Como Finkelstein conta em The Holocaust Industry , a correlação entre ser um imigrante judeu e ser um comunista era grande o suficiente para incomodar as antigas elites judaicas nos EUA. As tensões entre esta elite e os imigrantes comunistas resultaram tanto no apoio entusiástico ao macarthismo por parte da elite judaica como na luta polarizada dentro da comunidade judaica americana.

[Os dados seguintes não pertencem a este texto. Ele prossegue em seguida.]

# FabricioArendTorres/FlowConductor

Hardware: AMD Instinct MI355X
Metric: log_prob samples/sec, 32xRQ-NSF coupling D=64 K=8 (higher is better)
Workload: dtype f32

## Files before the change

flowconductor_amd/csrc/fc_rq_eval_plan.h:

```cpp
#pragma once
#include <hip/hip_runtime.h>
#include <utility>

#ifndef FC_GEN_SHIFT
#define FC_GEN_SHIFT 0
#endif

namespace fc {

template <class F, int... I>
__device__ __forceinline__ void static_for(F&& f, std::integer_sequence<int, I...>) {
  (f(std::integral_constant<int, I>{}), ...);
}

template <int K, int HOOKS, bool kHookReads, bool kBox>
struct EvalPlan {
  enum Section {
    sInside, sBoxErr, sMaxInit, sRead, sDer,
    sMax, sSub, sExp, sSumInit, sSum, sTot, sRcpX, sRcpY, sKnot, sSelect, sBin, sDelta, sTheta,
    sSoftExp, sSoftFix, sSoftLog, sSoftDer,
    sSoftExp1, sSoftFix1, sSoftLog1, sSoftDer1,
    sDsum, sQuadratic, sT1mt, sDn1, sDnum, sLog, sLval, sYs, sOut, kSections
  };
  struct Sec { int count, weight; };
  static constexpr Sec kSecs[kSections] = {
      {1, 3},
      {kBox ? 1 : 0, 1},
      {1, 1},
      {K, 3},
      {kBox ? K + 1 : K - 1, 1},
      {1, 0},
      {K, 1},
      {K, 4},
      {1, 0},
      {K - 2, 1},
      {1, 1},
      {1, 5},
      {1, 6},
      {2 * (K - 1), 2},
      {1, 3}, {1, 2},
      {1, 5}, {1, 4},
      {1, 6}, {1, 3}, {1, 10}, {1, 3},
      {1, 6}, {1, 3}, {1, 10}, {1, 3},
      {1, 3}, {1, 2},
      {1, 4}, {1, 5}, {1, 4},
      {1, 3}, {1, 1},
      {1, 8}, {1, 3},
  };
  static constexpr int first(int section) {
    int c = 0;
    for (int s = 0; s < section; ++s) c += kSecs[s].count;
    return c;
  }
  static constexpr int kChunks = first(kSections);
  static constexpr int weight(int chunk) {
    int s = 0;
    while (chunk >= kSecs[s].count) chunk -= kSecs[s++].count;
    return kSecs[s].weight;
  }
  static constexpr int hooks_until(int chunk) {
    if (chunk == kChunks - 1) return HOOKS;
    const int start = kHookReads ? 0 : first(sMax);
    int total = 0, acc = 0, hook = 0;
    for (int c = start; c < kChunks; ++c) total += weight(c);
    for (int c = start; c <= chunk; ++c) {
      acc += weight(c);
      while (hook < HOOKS && acc * HOOKS * 100 >= ((hook + 1) * 100 - (FC_GEN_SHIFT)) * total) ++hook;
    }
    return hook;
  }
};

}
```

flowconductor_amd/csrc/fc_rq_eval_straight.inc:

```
{
  using std::integral_constant, std::make_integer_sequence;
  auto chunk_end = [&](auto C) {
    constexpr int c = decltype(C)::value, h0 = c > 0 ? Plan::hooks_until(c - 1) : 0, h1 = Plan::hooks_until(c);
    static_for([&](auto J) { hook(integral_constant<int, h0 + decltype(J)::value>{}); }, make_integer_sequence<int, h1 - h0>{});
  };
#define FC_CHUNK_END(section, i) chunk_end(integral_constant<int, Plan::first(Plan::section) + (i)>{})
  constexpr int H = K / 2;

  const bool inside = (x >= q.left) && (x <= q.right);
  const float xc = inside ? x : q.left;
  FC_CHUNK_END(sInside, 0);
  if constexpr (!kTails) {
    if (!inside) err |= kErrOutsideDomain;
    FC_CHUNK_END(sBoxErr, 0);
  }
  float mx = -INFINITY, my = -INFINITY;
  FC_CHUNK_END(sMaxInit, 0);
  FC_F2 t[K];
  static_for([&](auto I) {
    t[I] = FC_F2{FC_WH(I), FC_WH(K + I)};
    mx = fmaxf(mx, t[I].x);
    my = fmaxf(my, t[I].y);
    FC_CHUNK_END(sRead, I);
  }, make_integer_sequence<int, K>{});
  static_for([&](auto J) {
    FC_DER_ST(kTails ? J + 1 : J, FC_UD(J));
    FC_CHUNK_END(sDer, J);
  }, make_integer_sequence<int, kTails ? K - 1 : K + 1>{});
  const FC_F2 m = {mx, my};
  FC_CHUNK_END(sMax, 0);
  static_for([&](auto I) {
    t[I] = t[I] - m;
    FC_CHUNK_END(sSub, I);
  }, make_integer_sequence<int, K>{});
  static_for([&](auto I) {
    t[I] = FC_F2{__builtin_amdgcn_exp2f(t[I].x), __builtin_amdgcn_exp2f(t[I].y)};
    FC_CHUNK_END(sExp, I);
  }, make_integer_sequence<int, K>{});
  FC_F2 l[H], r[K - 1];
  l[0] = t[0];
  r[K - 2] = t[K - 1];
  FC_CHUNK_END(sSumInit, 0);
  static_for([&](auto N) {
    if constexpr (N < H - 1) {
      l[N + 1] = l[N] + t[N + 1];
      FC_CHUNK_END(sSum, 2 * N);
    }
    r[K - 3 - N] = r[K - 2 - N] + t[K - 2 - N];
    FC_CHUNK_END(sSum, N < H - 1 ? 2 * N + 1 : 2 * N);
  }, make_integer_sequence<int, K - H - 1>{});
  const FC_F2 tot = l[H - 1] + r[H - 1];
  FC_CHUNK_END(sTot, 0);
  const float rsx = div_lean(1.f, tot.x);
  FC_CHUNK_END(sRcpX, 0);
  const float rsy = div_lean(1.f, tot.y);
  const FC_F2 gk = sc1 * FC_F2{rsx, rsy};
  int idx = 0;
  FC_CHUNK_END(sRcpY, 0);
  static_for([&](auto I) {
    FC_F2 next;
    if constexpr (I < H) next = __builtin_elementwise_fma(l[I], gk, kc[I]);
    else next = __builtin_elementwise_fma(r[I], -gk, kc[I]);
    FC_KNOT_ST(I + 1, next);
    FC_CHUNK_END(sKnot, 2 * I);
    FC_COUNT_GE(idx, xc, kInv ? next.y : next.x);
    FC_CHUNK_END(sKnot, 2 * I + 1);
  }, make_integer_sequence<int, K - 1>{});
  const int bin = idx;
  const FC_F2 sel_lo = FC_KNOT_LD(bin, 0), sel_hi = FC_KNOT_LD(bin, 1);
  const float u[2] = {FC_DER_LD(bin, 0), FC_DER_LD(bin, 1)};
  FC_CHUNK_END(sSelect, 0);
  const float xk = sel_lo.x, yk = sel_lo.y;
  const float wk = sel_hi.x - sel_lo.x, hk = sel_hi.y - sel_lo.y;
  FC_CHUNK_END(sBin, 0);
  const float rwk = __builtin_amdgcn_rcpf(wk);
  const float dq = hk * rwk;
  const float delta = __builtin_fmaf(__builtin_fmaf(-wk, dq, hk), rwk, dq);
  FC_CHUNK_END(sDelta, 0);
  float theta;
  if constexpr (!kInv) {
    const float tq = (xc - xk) * rwk;
    theta = __builtin_fmaf(__builtin_fmaf(-wk, tq, xc - xk), rwk, tq);
  }
  FC_CHUNK_END(sTheta, 0);
  float d[2];
  static_for([&](auto N) {
    const float xb = u[N];
    const float xm = fminf(xb, 20.f);
    const float ex = __builtin_amdgcn_exp2f(xm * 1.4426950408889634f);
    FC_CHUNK_END(sSoftExp + 4 * N, 0);
    const float up = 1.f + ex;
    const float rr = ex - (up - 1.f);
    FC_CHUNK_END(sSoftFix + 4 * N, 0);
    const float l1p = __builtin_fmaf(__builtin_amdgcn_logf(up), 0.6931471805599453f, rr * __builtin_amdgcn_rcpf(up));
    FC_CHUNK_END(sSoftLog + 4 * N, 0);
    d[N] = q.min_d + (xb > 20.f ? xb : l1p) * inv_beta;
    FC_CHUNK_END(sSoftDer + 4 * N, 0);
  }, make_integer_sequence<int, 2>{});
  const float d0 = d[0], d1 = d[1];
  const float dsum = d0 + d1 - 2.f * delta;
  FC_CHUNK_END(sDsum, 0);
  if constexpr (kInv) {
    const float rr = xc - yk;
    const float qa = rr * dsum + hk * (delta - d0);
    const float qb = hk * d0 - rr * dsum;
    const float qc = -delta * rr;
    const float disc = qb * qb - 4.f * qa * qc;
    if (inside && !(disc >= 0.f)) err |= kErrDiscriminant;
    theta = div_lean(2.f * qc, -qb - sqrt_lean(disc));
  }
  FC_CHUNK_END(sQuadratic, 0);
  const float t1mt = theta * (1.f - theta);
  const float den = delta + dsum * t1mt;
  FC_CHUNK_END(sT1mt, 0);
  const float omt = 1.f - theta;
  const float dn1 = d1 * (theta * theta) + 2.f * delta * t1mt;
  FC_CHUNK_END(sDn1, 0);
  const float dnum = (delta * delta) * (dn1 + d0 * (omt * omt));
  FC_CHUNK_END(sDnum, 0);
  const float l2v = __builtin_fmaf(-2.f, __builtin_amdgcn_logf(den), __builtin_amdgcn_logf(dnum));
  FC_CHUNK_END(sLog, 0);
  const float lval = l2v * 0.6931471805599453f;
  FC_CHUNK_END(sLval, 0);
  float ys;
  if constexpr (!kInv) {
    const float num = hk * (delta * (theta * theta) + d0 * t1mt);
    ys = yk + div_lean(num, den);
  } else {
    ys = theta * wk + xk;
  }
  FC_CHUNK_END(sYs, 0);
  y = inside ? ys : x;
  lad = inside ? (kInv ? -lval : lval) : 0.f;
  FC_CHUNK_END(sOut, 0);
  static_assert(Plan::kSecs[Plan::sBoxErr].count == (kTails ? 0 : 1) && Plan::kSecs[Plan::sRead].count == K &&
                    Plan::kSecs[Plan::sDer].count == (kTails ? K - 1 : K + 1) && Plan::kSecs[Plan::sSub].count == K &&
                    Plan::kSecs[Plan::sExp].count == K && Plan::kSecs[Plan::sSum].count == (H - 1) + (K - H - 1) &&
                    Plan::kSecs[Plan::sKnot].count == 2 * (K - 1),
                "the plan and this fragment count the same chunks");
#undef FC_CHUNK_END
}
```

flowconductor_amd/csrc/fc_rq_fused3.hip:

```cpp
#include <hip/hip_runtime.h>
#include <stdint.h>
#include <type_traits>
#include "fc_tile.h"
#include "fc_math.h"
#include "fc_rq_op.h"
#include "fc_rq_eval_plan.h"
#include "fc_rq_fused.h"
#include "fc_split.h"
#include "fc_lane.h"
#include "../../include/flowcon_hip.h"

#ifndef FC_ABL
#define FC_ABL 0
#endif

namespace fc {

#ifndef FC_HOOK_MASK
#define FC_HOOK_MASK 0
#endif
#define FC_F2 f2
#ifndef FC_PRIO_PERIOD
#define FC_PRIO_PERIOD 36
#endif

constexpr int kCt3 = 6;
constexpr int kHB = kH + 16;
constexpr int kKnotFloats = (kK + 1) * 64 * 2;
constexpr int kDerFloats = (kK + 1) * 64;
constexpr int kTabBytes = 8 * (kKnotFloats + kDerFloats) * 4;

template <int R>
struct Fused3Lds {
  static constexpr int kHPiece = R * kHB;
  static constexpr int kHbufBytes = 2 * 2 * kHPiece * 2;
  static constexpr int kLpartBytes = 3 * 8 * R * 4;
  static constexpr int kHscaleBytes = 3 * R * 4;
  static constexpr size_t bytes(int d) {
    return (size_t)kHbufBytes + kLpartBytes + kHscaleBytes + kTabBytes + 3 * R * (d + 4) * 4 + kDt * 4;
  }
};

size_t fused3_lds_bytes(int d, int rows) { return rows == 64 ? Fused3Lds<64>::bytes(d) : Fused3Lds<32>::bytes(d); }
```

No Brasil, as coisas eram muito diferentes. Em primeiro lugar, porque não existiam velhas elites judaicas (o nosso país foi fundado pela Contra-Reforma) e poucos imigrantes Ashkenazi vieram para cá. Então, mesmo que tivéssemos muitos imigrantes comunistas Ashkenazi, as pessoas que chamaram mais atenção para o comunismo no Brasil foram do Exército Brasileiro, com a “Intentona” comunista de 1935 (uma tentativa realmente mal planejada de fazer uma Revolução Comunista com um poucos quartéis militares). Se um brasileiro, durante o ápice do anticomunismo (ou seja, durante o Estado Novo, 1937 – 1945), formasse uma imagem estereotipada de comunista, isso seria a de um soldado de baixa patente. Este poderia ser o caso até 1964, quando os militares fizeram um expurgo dentro do Exército.

Vale a pena notar também que os comunistas e os integralistas (os fascistas brasileiros) mudaram de lugar social. Durante o Estado Novo, Getúlio Vargas perseguiu integralistas e comunistas. Se os comunistas estavam no Exército, os integralistas estavam na Igreja Católica, nos sindicatos estudantis e nos círculos intelectuais. Durante o período militar (1964 – 1985), porém, o Exército, após uma limpeza anticomunista, procurou perseguir os comunistas, que então estavam na Igreja Católica, nos sindicatos estudantis e nos círculos intelectuais. No final das contas, as elites brasileiras são ambíguas em relação ao comunismo, então não haveria motivos para estigmatizar o judeu como comunista de forma profunda ou por muito tempo. Outro símbolo desta ambiguidade é o próprio Getúlio Vargas, que, de algoz dos comunistas durante a sua ditadura, tornou-se um aliado dos comunistas na democracia, partilhando uma plataforma com Luiz Carlos Prestes.

Embora os judeus tenham uma propensão a manter certa unidade cultural na diáspora, o Brasil lhes dá a liberdade de serem apenas uma pessoa individual, reduzindo a pressão do grupo sobre um judeu. Além disso, os clichês macarthistas que deram origem a tanta politização dentro das comunidades judaicas nos EUA não poderiam aderir aos judeus no Brasil, tanto porque temos muitos gentios comunistas como porque o anticomunismo não tem todo esse poder aqui.